There is a lot of talk about a thru axle (TA) being stiffer than the quick-release (QR) skewer system that preceded it, but the reason for the adoption of thru axles for current era road and gravel bikes has more to do with the accurate and repeatable location for disc brake systems.
The quick-release skewer (above) has been with us for over 90 years now, and we’re all familiar with the design. Invented by Tulio Campagnolo as an improvement over wing nuts, it allows easy removal of a wheel without the need for tools. It features a 5mm diameter rod, which sits inside a hollow axle, and it is tightened by closing the lever. The axle ends protrude beyond the axle nuts and rest in the frames’ open dropouts. The clever part is the cam that is held within the QR lever, which allows the fast tightening of the wheel into the frame.
A thru axle (above) holds the wheel in the frame using closed dropouts. With the hub end caps sitting in recesses in the frame and fork, the system is clamped tight by turning the thru axle. There are two main types: one is tightened using a hex or Torx key, the other uses a lever to turn the thru axle into its thread, and then finally tightening it.

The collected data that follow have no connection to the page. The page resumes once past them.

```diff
+    def thin_bn_out(self, ctx, i, training):
+        st = self.stages[i]
+        fused = (training and self.thin_bn_candidate(ctx.B, i) and not os.environ.get("BGAN_NO_THIN_BN_FUSE")
+                 and not (self.sync_bn and dist.collectives_active())
+                 and not ops.conv2d_math_taken(False, ctx.B, *self.stages[i + 1].geom, self.conv_math))
+        ctx.bn_in[i + 1] = dict(gamma=st.bn.vars["gamma"], beta=st.bn.vars["beta"], mean=ctx.mean[i], inv=ctx.inv[i], alpha=st.alpha) if fused else None
+        if not fused and ctx.a.held(i) is None:
+            ctx.buf(ctx.a, i)
+        return ctx.z[i] if fused else ctx.a.held(i)
+
+    def thin_bn_stats(self, ctx, i, st, z, stat_rows):
+        C = st.out_shape[-1]
+        M = z.numel() // C
+        a = st.bn_args()
+        kw = dict(moving_mean=a["moving_mean"], moving_var=a["moving_var"], save_mean=ctx.mean[i], save_inv=ctx.inv[i], eps=a["eps"],
+                  momentum=st.bn.momentum, unbiased=(len(st.out_shape) == 3), gamma=a["gamma"], beta=a["beta"], affine=ctx.bn_affine(i, C))
+        if stat_rows:
+            ops.thin_bn.stats_partials(ctx.bn_partials(i, stat_rows, C), stat_rows, M, C, **kw)
+        else:
+            ops.thin_bn.stats(z, M, C, ws=self.workspace(ops.bn_workspace_bytes(M, C)), **kw)
+
+    def thin_bn_conv(self, st, z, y, mode, bn_in, **kw):
+        epi = self._epi(False, z.size(0), *st.geom, mode, **kw)
+        ops.thin_bn.conv2d_fwd(z, self.store.kernel(st.lin, transposed=True), y, st.lin.k, st.lin.stride, epi, **bn_in)
+        return epi
+
+    def thin_bn_filter_grad(self, st, z, dz, beta, scale, bn_in):
+        nb = ops.conv2d_bwd_filter_workspace_bytes(z.size(0), *st.geom)
+        ops.thin_bn.conv2d_bwd_filter(z, dz, self.store.grad_of(st.lin, "kernel"), st.lin.k, st.lin.stride, **bn_in, acc_beta=beta, scale=scale,
+                                      ws=self.workspace(nb) if nb else None)
 
     def ln_args(self, ctx, i, st):
         C = st.out_shape[-1]
@@ -668,7 +743,7 @@
         if st.kind == "dense":
             ops.gemm(xw, dzw, self.store.grad_of(lin, "kernel"), st.in_shape[0], st.out_shape[0], WB, transA=True, beta=p.beta, scale=p.scale)
         elif not deferred:
-            self._filter_grad(st, xw, dzw, p.beta, p.scale)
+            self._filter_grad(st, xw, dzw, p.beta, p.scale, bn_in=p.ctx.bn_in[i])
         if "bias" in lin.vars:
             N = st.out_shape[-1]
             rows = dzw.numel() // N
diff --git a/blurred-gan_amd/ops.py b/blurred-gan_amd/ops.py
--- a/blurred-gan_amd/ops.py
+++ b/blurred-gan_amd/ops.py
@@ -325,6 +325,62 @@
     check(_lib.load().bg_bn_param_grads_f32(_ptr(sums), Cc, scale, _ptr(dgamma), _ptr(dbeta), _stream()), "bg_bn_param_grads_f32")
 
 
+class thin_bn:
+
+    @staticmethod
+    def supported(B, H, W, Cin, Cout, ksize, stride):
+        return bool(_lib.load().bg_conv2d_bn_in_supported(B, H, W, Cin, Cout, ksize, stride))
+
+    @staticmethod
+    def _bn(gamma, beta, mean, inv, alpha):
+        _f32(gamma, beta, mean, inv)
+        assert gamma.numel() == beta.numel() == mean.numel() == inv.numel()
+        return _lib.BnInput(_ptr(gamma), _ptr(beta), _ptr(mean), _ptr(inv), alpha)
+
+    @staticmethod
+    def stats(x, M, Cc, moving_mean, moving_var, save_mean, save_inv, ws, eps=1e-3, momentum=0.99, unbiased=True, gamma=None, beta=None,
+              affine=None):
+        _f32(x, save_mean, save_inv, gamma, beta, affine)
+        assert x.numel() == M * Cc and (affine is None or (affine.numel() == 2 * Cc and gamma.numel() == Cc == beta.numel()))
+        check(_lib.load().bg_bn_train_stats(_ptr(x), M, Cc, _ptr(moving_mean), _ptr(moving_var), _ptr(save_mean), _ptr(save_inv), eps,
+                                            momentum, int(unbiased), _ptr(gamma), _ptr(beta), _ptr(affine), _ptr(ws),
+                                            ws.numel() * ws.element_size(), _stream()), "bg_bn_train_stats")
+
+    @staticmethod
+    def stats_partials(partial, nrows, M, Cc, moving_mean, moving_var, save_mean, save_inv, eps=1e-3, momentum=0.99, unbiased=True,
+                       gamma=None, beta=None, affine=None):
+        _f32(partial, save_mean, save_inv, gamma, beta, affine)
+        assert partial.numel() >= nrows * 2 * Cc and (affine is None or (affine.numel() == 2 * Cc and gamma.numel() == Cc == beta.numel()))
+        check(_lib.load().bg_bn_train_stats_partials(_ptr(partial), nrows, M, Cc, _ptr(moving_mean), _ptr(moving_var), _ptr(save_mean),
+                                                     _ptr(save_inv), eps, momentum, int(unbiased), _ptr(gamma), _ptr(beta), _ptr(affine),
+                                                     _stream()), "bg_bn_train_stats_partials")
+
+    @staticmethod
+    def conv2d_fwd(z, wT, y, ksize, stride, epi, gamma, beta, mean, inv, alpha=LRELU_ALPHA):
+        _f32(z, wT, y)
+        B, H, W, Cin = z.shape
+        Cout = y.shape[3]
+        assert wT.numel() == ksize * ksize * Cin * Cout and gamma.numel() == Cin
+        assert tuple(y.shape) == (B, same_out(H, stride), same_out(W, stride), Cout), (z.shape, y.shape)
+        bn = thin_bn._bn(gamma, beta, mean, inv, alpha)
+        check(_lib.load().bg_conv2d_fwd_bn_in(_ptr(z), _ptr(wT), _ptr(y), B, H, W, Cin, Cout, ksize, stride,
+                                              C.byref(epi) if epi is not None else None, C.byref(bn), _stream()), "bg_conv2d_fwd_bn_in")
+        return y
+
+    @staticmethod
+    def conv2d_bwd_filter(z, dy, dw, ksize, stride, gamma, beta, mean, inv, alpha=LRELU_ALPHA, acc_beta=0.0, scale=1.0, ws=None):
+        _f32(z, dy, dw)
+        B, H, W, Cin = z.shape
+        Cout = dy.shape[3]
+        assert dw.numel() == ksize * ksize * Cin * Cout and gamma.numel() == Cin
+        assert tuple(dy.shape[:3]) == (B, same_out(H, stride), same_out(W, stride))
+        bn = thin_bn._bn(gamma, beta, mean, inv, alpha)
+        wsb = ws.numel() * ws.element_size() if ws is not None else 0
+        check(_lib.load().bg_conv2d_bwd_filter_bn_in(_ptr(z), _ptr(dy), _ptr(dw), B, H, W, Cin, Cout, ksize, stride, acc_beta, scale,
+                                                     _ptr(ws), wsb, C.byref(bn), _stream()), "bg_conv2d_bwd_filter_bn_in")
+        return dw
+
+
 class layernorm:
 
     @staticmethod
diff --git a/blurred-gan_amd/wgan.py b/blurred-gan_amd/wgan.py
--- a/blurred-gan_amd/wgan.py
+++ b/blurred-gan_amd/wgan.py
@@ -14,7 +14,7 @@
 from .layers import Sequential, get_seed
 from .utils import JsonSerializable, ParseableFromCommandLine
 
-_KEY_ENV = ("BGAN_NO_FUSED_BLUR3", "BGAN_NO_FUSED_BN_STATS", "BG_BLUR_BAND_LD", "BG_BLUR_NO_ROWS", "BG_BLUR_NO_PANEL", "BG_BLUR_PANEL16")
+_KEY_ENV = ("BGAN_NO_FUSED_BLUR3", "BGAN_NO_FUSED_BN_STATS", "BGAN_NO_THIN_BN_FUSE", "BG_BLUR_BAND_LD", "BG_BLUR_NO_ROWS", "BG_BLUR_NO_PANEL", "BG_BLUR_PANEL16")
 
 
 def _env_switches():
diff --git a/include/bgan.h b/include/bgan.h
--- a/include/bgan.h
+++ b/include/bgan.h
@@ -84,6 +84,19 @@
 size_t bg_conv2d_bwd_filter_workspace_bytes(int B, int H, int W, int Cin, int Cout, int ksize, int stride);
 int bg_conv2d_bwd_filter(const float* x, const float* dy, float* dw, int B, int H, int W, int Cin, int Cout,
                          int ksize, int stride, float beta, float scale, void* ws_d, size_t ws_bytes, void* stream);
+typedef struct {
+  const float* gamma;
+  const float* beta;
+  const float* mean;
+  const float* inv;
+  float alpha;
+} bg_bn_input;
+int bg_conv2d_bn_in_supported(int B, int H, int W, int Cin, int Cout, int ksize, int stride);
+int bg_conv2d_fwd_bn_in(const float* x, const float* wT_d, float* y, int B, int H, int W, int Cin, int Cout,
+                        int ksize, int stride, const bg_epilogue* epi, const bg_bn_input* bn, void* stream);
+int bg_conv2d_bwd_filter_bn_in(const float* x, const float* dy, float* dw, int B, int H, int W, int Cin, int Cout,
+                               int ksize, int stride, float beta, float scale, void* ws_d, size_t ws_bytes, const bg_bn_input* bn,
+                               void* stream);
 int bg_transpose_last2(const float* src, float* dst, int T, int R, int C, void* stream);
 int bg_transpose_last2_batched(const float* src_base, float* dst_base, const int* desc_d, int n, int total_tiles, void* stream);
 
@@ -121,6 +134,12 @@
 int bg_bn_train_fwd_partials(const float* partial_d, int nrows, const float* x, float* y, int M, int C, const float* gamma,
                              const float* beta, float* moving_mean, float* moving_var, float* save_mean, float* save_inv, float eps,
                              float momentum, int unbiased, float lrelu_alpha, void* stream);
+int bg_bn_train_stats(const float* x, int M, int C, float* moving_mean, float* moving_var, float* save_mean, float* save_inv,
+                      float eps, float momentum, int unbiased, const float* gamma, const float* beta, float* affine_d, void* ws_d,
+                      size_t ws_bytes, void* stream);
+int bg_bn_train_stats_partials(const float* partial_d, int nrows, int M, int C, float* moving_mean, float* moving_var,
+                               float* save_mean, float* save_inv, float eps, float momentum, int unbiased, const float* gamma,
+                               const float* beta, float* affine_d, void* stream);
 int bg_bn_sums_from_partials(const float* partial_d, int nrows, int C, float* sums_d, void* stream);
 int bg_bn_bwd_stats_f32(const float* dy, const float* y, const float* x, int M, int C, const float* gamma, const float* beta,
                         const float* save_mean, const float* save_inv, float lrelu_alpha, float* sums_d, void* ws_d, size_t ws_bytes,
```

Thru axles were first introduced in the mountain bike world as a way to keep suspension sections more rigid and to resist twisting and bending forces. Open dropouts were struggling to keep up with the forces being put on them, particularly with downhill mountain bikes. You wanted the fork legs just to move up and down, not twist side to side (other than from your steering input). The greater forces found in mountain biking require a larger diameter thru axle to maintain the integrity of a suspension section.
Many issues relating to disc brake alignment and brake rub are also solved by using a thru axle. When you’re not braking, the gap between a bike’s disc rotor and pads is often about 0.2-0.5mm on each side. Compare that with a 1-2mm gap per side on a well-set-up rim brake calliper with a true wheel, and you can see that the tolerances are much tighter for a disc brake.
This is a very small gap for a disc rotor to pass through, and to allow the wheel to spin freely. Rim brakes have more tolerance to wheel misalignment, due to the larger gap between the brake pads and the rim.
With a quick-release axle, the wheel doesn’t always seat in exactly the same place each time. If your bike has disc brakes, just a slight difference in wheel position can be enough to cause the brake pads to rub on the rotor. I’ve certainly had to re-centre the calliper after removing/replacing a wheel to eliminate brake rub once or twice when using a quick-release system.
A big advantage of a thru axle is that the wheel goes back into the same position every time. It’s easier to know that you’ve put it all back together correctly, too.
How do I know if the system will fit my bike?
Hubs need to match the frame or fork they are used in. The hub spacing is measured from the outside face of the locknuts, or across the end caps. This is known as the “O.L.D.” (over-locknut dimension). Similarly, the spacing of a frame/fork is measured from the inside surfaces of the dropouts, where they come into contact with the locknuts or end caps of the wheel’s axle. For example, most rim brake road bikes are 9mmx100mm (front) and 10mmx130mm (rear) with a QR axle, and most thru axle disc brake road bikes now are 12x100mm (front) and 12x142mm (rear).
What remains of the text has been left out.